Каплан показал взглядом на прибитую к стене деревянную рамку. В ней красовался пурпуно-золотой, весь в венках и знамёнах то ли диплом, то ли почётная грамота. Ниже диплома-грамоты в такой же рамке висел под стеклом газетный разворот. Ежедневник «Ангарский большевик» с большой фотографией во всю полосу. На фоне новенького танка Т-34 какой-то солидный дядя в компании четырёх улыбающихся юных танкистов в шлемофонах и комбинезонах, наклонившись, пожимал обе руки маленькому Каплану.
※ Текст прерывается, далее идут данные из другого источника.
int sert_train_batch(sert_model* m, int64_t batch_index, const int64_t* negatives, float* loss_out) {
    refresh_gemm_choice();
    if (!m) SERT_FAIL("null model");
    SERT_HIP(hipSetDevice(m->cfg.device));
    static const bool no_spin = variant_knob("SERT_NO_SPIN") != nullptr;
    const int64_t hint = m->hint_next;
    m->hint_next = -1;
    m->lazy_next = hint;
    auto prefetch_next = [&]() -> int {
        const DataSplit& ds = m->split[SERT_SPLIT_TRAIN];
        if (will_run_ahead(m, hint)) {
            bool fused = false;
            SERT_TRY(step_forward_backward(m, ds, hint, nullptr, &fused));
            m->spec_fb_batch = hint;
            m->spec_fb_step = m->step;
            return 0;
        }
        if (hint < 0 || m->timing.enabled || m->cfg.keep_grads) return 0;
        if ((hint + 1) * (int64_t)m->cfg.batch_size > ds.N) return 0;
        if (is_vs(m) && !is_fs(m)) {
            if (m->xr_on) SERT_TRY(xr_fetch_params(m, hint));
            SERT_TRY(vs_project(m, ds, hint));
            m->projected_batch = hint;
        } else if (m->xr_on) {
            SERT_TRY(xr_fetch_params(m, hint));
        }
        return 0;
    };
    if (m->timing.enabled || no_spin) {
        SERT_TRY(train_step_async(m, batch_index, negatives, m->d_loss));
        SERT_HIP(hipMemcpyAsync(m->h_loss, m->d_loss, 3 * sizeof(float), hipMemcpyDeviceToHost, m->stream));
        SERT_HIP(hipEventRecord(m->ev_loss, m->stream));
        SERT_TRY(prefetch_next());
        SERT_HIP(hipEventSynchronize(m->ev_loss));
        timing_collect(m);
        if (loss_out) *loss_out = m->h_loss[0];
        return 0;
    }
    static const bool no_fold = variant_knob("SERT_TAIL_IN_GATHER") && atoi(variant_knob("SERT_TAIL_IN_GATHER")) == 0;
    m->tail_defer = !no_fold && !is_dp(m) && is_vs(m) && !is_fs(m) && will_run_ahead(m, hint);
    int rc = train_step_async(m, batch_index, negatives, m->h_loss_dev, true);
    m->tail_defer = false;
    if (rc == 0) rc = prefetch_next();
    flush_pending_tail(m);
    if (rc != 0) return rc;
    const unsigned want = m->loss_seq;
    volatile unsigned* flag = reinterpret_cast<volatile unsigned*>(m->h_loss + 4);
    {
        const auto t_spin0 = std::chrono::steady_clock::now();
        double next_query_ms = 50.0;
        for (unsigned spins = 1; *flag != want; ++spins) {
            if ((spins & 0xfff) != 0) continue;
            const double waited_ms = std::chrono::duration<double, std::milli>(std::chrono::steady_clock::now() - t_spin0).count();
            if (waited_ms < next_query_ms) continue;
            next_query_ms = waited_ms + 50.0;
            const hipError_t q = hipStreamQuery(m->stream);
            if (q == hipSuccess) {
                if (*flag == want) break;
                SERT_FAIL("training step completed without publishing its loss");
            }
            if (q != hipErrorNotReady) SERT_HIP(q);
        }
    }
    __atomic_thread_fence(__ATOMIC_ACQUIRE);
    if (loss_out) *loss_out = m->h_loss[0];
    return 0;
}

int sert_hint_next_batch(sert_model* m, int64_t next_batch_index) {
    if (!m) SERT_FAIL("null model");
    m->hint_next = next_batch_index;
    return 0;
}

int sert_train_batches(sert_model* m, const int64_t* batch_indices, int64_t count, float* losses_out) {
    refresh_gemm_choice();
    if (!m || !batch_indices || count < 0) SERT_FAIL("bad argument");
    m->hint_next = -1;
    SERT_HIP(hipSetDevice(m->cfg.device));
    if (count == 0) return 0;
    if (m->d_losses_cap < count) {
        (void)hipFree(m->d_losses);
        SERT_TRY(dmalloc(&m->d_losses, (size_t)count * 3));
        m->d_losses_cap = count;
    }
    static const bool report_host = variant_knob("SERT_DEBUG_HOST") != nullptr;
    const auto t_host0 = std::chrono::steady_clock::now();
    for (int64_t i = 0; i < count; ++i) {
        m->lazy_next = i + 1 < count ? batch_indices[i + 1] : -1;
        SERT_TRY(train_step_async(m, batch_indices[i], nullptr, m->d_losses + 3 * i));
        if (m->timing.enabled) {
            SERT_HIP(hipStreamSynchronize(m->stream));
            timing_collect(m);
        }
    }
    if (report_host) {
        const double us = std::chrono::duration<double, std::micro>(std::chrono::steady_clock::now() - t_host0).count();
        fprintf(stderr, "[sert] host enqueue: %.1f us/step over %lld steps\n", us / (double)count, (long long)count);
    }
    std::vector<float> tmp((size_t)count * 3);
    SERT_HIP(hipMemcpyAsync(tmp.data(), m->d_losses, count * 3 * sizeof(float), hipMemcpyDeviceToHost, m->stream));
    SERT_HIP(hipStreamSynchronize(m->stream));
    if (losses_out)
        for (int64_t i = 0; i < count; ++i) losses_out[i] = tmp[3 * i];
    return 0;
}

static int eval_step_async(sert_model* m, const DataSplit& ds, int64_t batch_index, const int64_t* negatives,
                           float* dst) {
    const int B = m->cfg.batch_size;
    SERT_TRY(settle_entity_update(m));
    SERT_TRY(ensure_rw_current(m, -1));
    if (is_fs(m)) {
        SERT_TRY(fs_forward<false>(m, ds, batch_index));
    } else if (is_vs(m)) {
        SERT_TRY(vs_negatives(m, negatives, (uint64_t)(m->eval_draws++) * 2 + 1, m->stream));
        SERT_TRY(vs_project(m, ds, batch_index));
        SERT_TRY(vs_loss<false>(m, ds, batch_index));
    } else {
        SERT_TRY(ll_forward<false>(m, ds, batch_index));
    }
    const int nb = std::min(kOptBlocks, cdiv(B, 256));
    hipLaunchKernelGGL(sum_partial, dim3(nb), dim3(256), 0, m->stream, m->rowloss, (size_t)B, m->red_loss);
    hipLaunchKernelGGL(finalize_loss, dim3(1), dim3(256), 0, m->stream, m->red_loss, nb, m->red_loss, 0,
                       1.0f / (float)B, 0.0f, dst);
    return 0;
}

static int eval_check_args(sert_model* m, int split) {
    if (!m) SERT_FAIL("null model");
    if (split != SERT_SPLIT_TRAIN && split != SERT_SPLIT_VALIDATE) SERT_FAIL("bad split");
    if (m->cfg.inference_only) SERT_FAIL("model was created inference_only");
    return 0;
}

– Надеюсь, что мой бронированный отпрыск намотал на свои траки не одну нацистскую гадину! – не без злорадства ухмыльнулся Лев Иосифович.
Андрей перевел взгляд на него.
– Кстати, – встрепенувшись, вдруг оживился старик, – а на каком именно фронте вы, товарищ капитан, воевали?
– На Первом Украинском, – охотно ответил Сташевич.
– Да что вы? Не может быть! – радостно всплеснул руками Каплан. – И мой Аристаша там же геройствовал. Третья красногвардейская дивизия, пятый ударный танковый полк. До самого их прусского логова Бреслау дошёл мой сынуля.
– Ваш сын?! – приятно удивился Андрей. – Пятый ударный танковый – наши соседи были. Да мы с вашим сыном чуть ли не однополчане.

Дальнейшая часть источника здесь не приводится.